[Given data — start]
template <bool G, bool R, bool F>
int launch_sweeps(Call &k, const VolState &v, const PackJob &pj) {
  const SweepPlan &p = v.p;
  if (p.lines.count > 0 && p.fw && G && R && F) {
    static const bool rows_side = getenv("PRAD_ROWS_STREAM") != nullptr;
    if (rows_side && p.row_slot >= 0) {
      static thread_local hipStream_t side = nullptr;
      static thread_local hipEvent_t e0 = nullptr, e1 = nullptr;
      if (!side) {
        int lo = 0, hi = 0;
        PRAD_HIP(hipDeviceGetStreamPriorityRange(&lo, &hi));
        PRAD_HIP(hipStreamCreateWithPriority(&side, hipStreamNonBlocking, getenv("PRAD_ROWS_STREAM_PRIO") ? atoi(getenv("PRAD_ROWS_STREAM_PRIO")) : lo));
        PRAD_HIP(hipEventCreateWithFlags(&e0, hipEventDisableTiming));
        PRAD_HIP(hipEventCreateWithFlags(&e1, hipEventDisableTiming));
      }
      PRAD_HIP(hipEventRecord(e0, k.s));
      PRAD_HIP(hipStreamWaitEvent(side, e0, 0));
      {
        Timed t(*k.c, "sweep", k.s);
        PRAD_TRY(launch_fw(k, p, pj, v.levels, v.rowzero, v.Ng, v.Nr, v.glcm_acc, v.glrlm_acc, v.multi, v.flags_d));
      }
      Call k2 = k;
      k2.s = side;
      if (p.RSfw_rows < v.Nr) PRAD_TRY(launch_fw_rows<true>(k2, p, v.levels, v.Ng, v.Nr, v.glcm_acc, v.glrlm_acc, v.flags_d));
      else PRAD_TRY(launch_fw_rows<false>(k2, p, v.levels, v.Ng, v.Nr, v.glcm_acc, v.glrlm_acc, v.flags_d));
      PRAD_HIP(hipEventRecord(e1, side));
      PRAD_HIP(hipStreamWaitEvent(k.s, e1, 0));
      return PRAD_OK;
    }
    {
      Timed t(*k.c, "sweep", k.s);
      PRAD_TRY(launch_fw(k, p, pj, v.levels, v.rowzero, v.Ng, v.Nr, v.glcm_acc, v.glrlm_acc, v.multi, v.flags_d));
    }
    if (p.row_slot >= 0) {
      Timed t(*k.c, "rows", k.s);
      if (p.RSfw_rows < v.Nr) PRAD_TRY(launch_fw_rows<true>(k, p, v.levels, v.Ng, v.Nr, v.glcm_acc, v.glrlm_acc, v.flags_d));
      else PRAD_TRY(launch_fw_rows<false>(k, p, v.levels, v.Ng, v.Nr, v.glcm_acc, v.glrlm_acc, v.flags_d));
    }
    return PRAD_OK;
  }
  if (p.fw2 && G && R && !F && p.lines.count > 0) {
    {
      Timed t(*k.c, "sweep", k.s);
      PRAD_TRY(launch_fw2(k, p, pj, v.levels16, v.Ng, v.Nr, v.glcm_acc, v.glrlm_acc, v.multi, v.flags_d));
    }
    if (p.row_slot >= 0) {
      Timed t(*k.c, "rows", k.s);
      if (p.fw2_rows) {
        if (p.LONGfw2r) PRAD_TRY(launch_fw2_rows<true>(k, p, v.levels16, v.Ng, v.Nr, v.glcm_acc, v.glrlm_acc, v.flags_d));
        else PRAD_TRY(launch_fw2_rows<false>(k, p, v.levels16, v.Ng, v.Nr, v.glcm_acc, v.glrlm_acc, v.flags_d));
      } else if (p.LONGr) {
        PRAD_TRY((launch_rows<G, R, true, F>(k, p, v.levels, v.Ng, v.Nr, v.glcm_acc, v.glrlm_acc, v.multi)));
      } else {
        PRAD_TRY((launch_rows<G, R, false, F>(k, p, v.levels, v.Ng, v.Nr, v.glcm_acc, v.glrlm_acc, v.multi)));
      }
    }
    return PRAD_OK;
  }
  Timed t(*k.c, "sweep", k.s);
  if (p.lines.count > 0) {
    if (R && p.LONG) PRAD_TRY((launch_lines<G, R, true, F>(k, p, v.levels, v.Ng, v.Nr, v.glcm_acc, v.glrlm_acc, v.multi)));
    else PRAD_TRY((launch_lines<G, R, false, F>(k, p, v.levels, v.Ng, v.Nr, v.glcm_acc, v.glrlm_acc, v.multi)));
  }
  if (p.row_slot >= 0) {
    if (R && p.LONGr) PRAD_TRY((launch_rows<G, R, true, F>(k, p, v.levels, v.Ng, v.Nr, v.glcm_acc, v.glrlm_acc, v.multi)));
    else PRAD_TRY((launch_rows<G, R, false, F>(k, p, v.levels, v.Ng, v.Nr, v.glcm_acc, v.glrlm_acc, v.multi)));
  }
  return PRAD_OK;
}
[Given data — finish]
Starting at the line that contains "else if (p.LONGr)", copy each line through the last one in the records, exactly, and output nothing else.

> **Exercise answer**:
      } else if (p.LONGr) {
        PRAD_TRY((launch_rows<G, R, true, F>(k, p, v.levels, v.Ng, v.Nr, v.glcm_acc, v.glrlm_acc, v.multi)));
      } else {
        PRAD_TRY((launch_rows<G, R, false, F>(k, p, v.levels, v.Ng, v.Nr, v.glcm_acc, v.glrlm_acc, v.multi)));
      }
    }
    return PRAD_OK;
  }
  Timed t(*k.c, "sweep", k.s);
  if (p.lines.count > 0) {
    if (R && p.LONG) PRAD_TRY((launch_lines<G, R, true, F>(k, p, v.levels, v.Ng, v.Nr, v.glcm_acc, v.glrlm_acc, v.multi)));
    else PRAD_TRY((launch_lines<G, R, false, F>(k, p, v.levels, v.Ng, v.Nr, v.glcm_acc, v.glrlm_acc, v.multi)));
  }
  if (p.row_slot >= 0) {
    if (R && p.LONGr) PRAD_TRY((launch_rows<G, R, true, F>(k, p, v.levels, v.Ng, v.Nr, v.glcm_acc, v.glrlm_acc, v.multi)));
    else PRAD_TRY((launch_rows<G, R, false, F>(k, p, v.levels, v.Ng, v.Nr, v.glcm_acc, v.glrlm_acc, v.multi)));
  }
  return PRAD_OK;
}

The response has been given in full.